_RECORDS PROVIDED_
template <int MODE>
__device__ __forceinline__ float4 upstream4(const float* __restrict__ dy, uint32_t bc, uint32_t h, uint32_t w,
                                            uint32_t H, uint32_t W) {
  if (MODE == 0) return *reinterpret_cast<const float4*>(dy + (size_t)bc * H * W + h * W + w);
  if (MODE == 1) {
    const float2 d = *reinterpret_cast<const float2*>(dy + (size_t)bc * (H / 2) * (W / 2) + (h >> 1) * (W / 2) + (w >> 1));
    return make_float4(0.25f * d.x, 0.25f * d.x, 0.25f * d.y, 0.25f * d.y);
  }
  const float* p = dy + (size_t)bc * (4 * H * W) + (size_t)(2 * h) * (2 * W) + 2 * w;
  const float4 a0 = *reinterpret_cast<const float4*>(p), a1 = *reinterpret_cast<const float4*>(p + 4);
// ... 563 lines not shown
    ITCV_BWD_PARTIAL(1);
  else if (up2)
    ITCV_BWD_PARTIAL(2);
  else
    ITCV_BWD_PARTIAL(0);
#undef ITCV_BWD_PARTIAL
  ITCV_CHECK_LAUNCH("itcv_bn_act_bwd_reduce");
  if (vec && splits == 1) return 0;
  hipLaunchKernelGGL(bn_combine_param_kernel, dim3(cdiv(C, 256)), dim3(256), 0, S(stream), part, dsums, C, splits,
                     dgamma, dbeta, accumulate);
  ITCV_CHECK_LAUNCH("itcv_bn_act_bwd_reduce(combine)");
  return 0;
}

static int bwd_apply_impl(const float* x, const float* dy, const float* mean, const float* rstd, const float* gamma,
                          const float* beta, const float* skip, const double* dsums, const double* local_dsums,
                          double count, float* dx, float* dskip, float* dgamma, float* dbeta, int accumulate, int B,
                          int C, int H, int W, float slope, int pool, int up2, void* dx_planes, int ns,
                          size_t plane_stride, const float* mx, int nmx, void* stream) {
  ITCV_REQUIRE(x && dy && mean && rstd && gamma && beta && dsums && (dx || dx_planes) && B > 0 && C > 0 && count > 0,
               "itcv_bn_act_bwd_apply");
  const size_t pstride = plane_stride ? plane_stride : (size_t)B * (C / 8) * H * W;
  ITCV_REQUIRE(!(pool && up2), "itcv_bn_act_bwd_apply(pool and up2 are exclusive)");
  const size_t n = (size_t)B * C * H * W;
  const bool vec = (W % 4 == 0) && (n < (1ull << 31));
  const int wsh = ilog2_exact(W), hwsh = ilog2_exact(H * W), cmask = ilog2_exact(C) >= 0 ? C - 1 : -1;
  hipStream_t st = S(stream);
  if (dx_planes) {
    ITCV_REQUIRE(bn_fmt_ok(ns) && vec && itcv_bn_act_planes_supported(C, H, W, 0), "itcv_bn_act_bwd_apply(planes)");
    if (ns == ITCV_PLANES_F16X2 && !mx)
      return fail("%s: fp16 gradient planes take their scale from the maxima of the reduce pass: use itcv_bn_train_bwd",
                  "itcv_bn_act_bwd_apply");
    const dim3 grid(grid_for(n / 32)), blk(256);
    u32x4* pl = static_cast<u32x4*>(dx_planes);
#define ITCV_BWD_PLANES(MODE_, NS_, F_)                                                                          \
  do {                                                                                                           \
      launch_timed((bn_bwd_apply_planes<MODE_, NS_, false, true, F_>), grid, blk, 0, st, x, dy, mean, rstd, gamma, beta, \
                         skip, dsums, count, dx, dskip, pl, B, C, H, W, slope, wsh, BnBwdSumsIn{}, pstride, BnGrp{}, mx, nmx); \
  } while (0)
#define ITCV_BWD_PLANES_NS(MODE_)                                   \
  do {                                                              \
    if (ns == ITCV_PLANES_F16X2) ITCV_BWD_PLANES(MODE_, 2, true);   \
    else if (ns == 2) ITCV_BWD_PLANES(MODE_, 2, false);             \
    else ITCV_BWD_PLANES(MODE_, 3, false);                          \
  } while (0)
    if (pool) ITCV_BWD_PLANES_NS(1);
    else if (up2) ITCV_BWD_PLANES_NS(2);
    else ITCV_BWD_PLANES_NS(0);
#undef ITCV_BWD_PLANES_NS
#undef ITCV_BWD_PLANES
    ITCV_CHECK_LAUNCH("itcv_bn_act_bwd_apply(planes)");
    if (dgamma || dbeta) {
      hipLaunchKernelGGL(bn_param_grad_kernel, dim3(cdiv(C, 256)), dim3(256), 0, st, local_dsums ? local_dsums : dsums,
                         dgamma, dbeta, C, accumulate);
      ITCV_CHECK_LAUNCH("itcv_bn_act_bwd_apply(param grads)");
    }
    return 0;
  }
#define ITCV_BWD_APPLY(MODE)                                                                                      \
  do {                                                                                                            \
    if (vec)                                                                                                      \
      hipLaunchKernelGGL(bn_bwd_apply_v4<MODE>, dim3(grid_for(n, 4)), dim3(256), 0, st, x, dy, mean, rstd, gamma,  \
                         beta, skip, dsums, count, dx, dskip, C, H, W, (uint32_t)(n / 4), slope, wsh, hwsh, cmask); \
    else                                                                                                          \
      hipLaunchKernelGGL(bn_bwd_apply_kernel<MODE>, dim3(grid_for(n)), dim3(256), 0, st, x, dy, mean, rstd, gamma, \
                         beta, skip, dsums, count, dx, dskip, C, H, W, n, slope);                                 \
  } while (0)
  if (pool)
    ITCV_BWD_APPLY(1);
  else if (up2)
    ITCV_BWD_APPLY(2);
  else
    ITCV_BWD_APPLY(0);
#undef ITCV_BWD_APPLY
  ITCV_CHECK_LAUNCH("itcv_bn_act_bwd_apply");
  if (dgamma || dbeta) {
    hipLaunchKernelGGL(bn_param_grad_kernel, dim3(cdiv(C, 256)), dim3(256), 0, S(stream),
                       local_dsums ? local_dsums : dsums, dgamma, dbeta, C, accumulate);
    ITCV_CHECK_LAUNCH("itcv_bn_act_bwd_apply(param grads)");
  }
  return 0;
}

extern "C" {
int itcv_bn_act_bwd_reduce(const float* x, const float* dy, const float* mean, const float* rstd, const float* gamma,
                           const float* beta, const float* skip, double* dsums, float* dgamma, float* dbeta,
                           int accumulate, int B, int C, int H, int W, float slope, int pool, int up2, void* ws,
                           size_t ws_bytes, void* stream) {
  return bwd_reduce_impl(x, dy, mean, rstd, gamma, beta, skip, dsums, dgamma, dbeta, accumulate, B, C, H, W, slope, pool, up2,
                         ws, ws_bytes, nullptr, stream);
}
int itcv_bn_act_bwd_apply(const float* x, const float* dy, const float* mean, const float* rstd, const float* gamma,
                          const float* beta, const float* skip, const double* dsums, const double* local_dsums,
                          double count, float* dx, float* dskip, float* dgamma, float* dbeta, int accumulate, int B,
                          int C, int H, int W, float slope, int pool, int up2, void* dx_planes, int ns,
                          size_t plane_stride, void* stream) {
  return bwd_apply_impl(x, dy, mean, rstd, gamma, beta, skip, dsums, local_dsums, count, dx, dskip, dgamma, dbeta, accumulate,
                        B, C, H, W, slope, pool, up2, dx_planes, ns, plane_stride, nullptr, 0, stream);
}
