# ruiguo-bio/smer_music_generation

Hardware: AMD Instinct MI355X
Metric: infill tokens/sec + train tokens/sec, SMER seq_len=1024, 1/2/4/8 MI355X (higher is better)
Workload: dtype bf16; 1 GPU; C2 train step: 6+6 layers d512 h8 ff2048 V309, per-GPU B=32 S=1024 T=256, dropout 0.1, fused WCE + Adam; global_batch=32, seq_len=1024, tgt_len=256, parallelism=dp1

## Files before the change

include/smer_hip.h:

```cpp
#ifndef SMER_HIP_H
#define SMER_HIP_H

#include <stddef.h>
#include <stdint.h>

#ifdef __cplusplus
extern "C" {
#endif

typedef struct ihipStream_t* smer_stream_t;

#define SMER_OK 0
#define SMER_ERR_INVALID (-1)
#define SMER_ERR_HIP (-2)
#define SMER_ERR_UNSUPPORTED (-3)

#define SMER_F32 0
#define SMER_BF16 1

int smer_abi_version(void);
const char* smer_last_error(void);

int smer_gemm(int dtype, int a_kcontig, int b_kcontig, int M, int N, int K,
              const void* A, long lda, const void* B, long ldb,
              const float* bias, float alpha, int relu,
              const void* residual, long ldr,
              const void* gate, long ldg, float gate_scale,
              float drop_p, uint32_t drop_seed,
              void* C, long ldc, float* Cf, long ldcf, int accumulate,
              void* workspace, size_t ws_bytes, smer_stream_t stream);

int smer_gemm_wgrad_bias(int dtype, int M, int N, int K, const void* dy, long lddy,
                         const void* x, long ldx, float* dW, long lddw, int accumulate,
                         float* db, int db_accumulate, void* workspace, size_t ws_bytes,
                         smer_stream_t stream);
int smer_gemm_wgrad_bias_ex(int dtype, int M, int N, int K, const void* dy, long lddy,
                            const void* x, long ldx, float* dW, long lddw, int accumulate,
                            float* db, int db_accumulate, void* workspace, size_t ws_bytes,
                            int max_workgroups, smer_stream_t stream);
int smer_gemm_wgrad_fp8(int M, int N, int K, const void* dy8, long lddy, const void* x8, long ldx,
                        const float* dy_inv, const float* x_inv, float* dW, long lddw, int accumulate,
                        float* db, int db_accumulate, void* workspace, size_t ws_bytes,
                        int max_workgroups, smer_stream_t stream);

int smer_gemm_debug_stamps(void* buf, size_t bytes);
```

_WHAT IS BEING ASKED_
Filter by the word "cdiv": copy every line of the data that holds it.

_ANSWER_
  hipLaunchKernelGGL(bn_combine_param_kernel, dim3(cdiv(C, 256)), dim3(256), 0, S(stream), part, dsums, C, splits,
      hipLaunchKernelGGL(bn_param_grad_kernel, dim3(cdiv(C, 256)), dim3(256), 0, st, local_dsums ? local_dsums : dsums,
    hipLaunchKernelGGL(bn_param_grad_kernel, dim3(cdiv(C, 256)), dim3(256), 0, S(stream),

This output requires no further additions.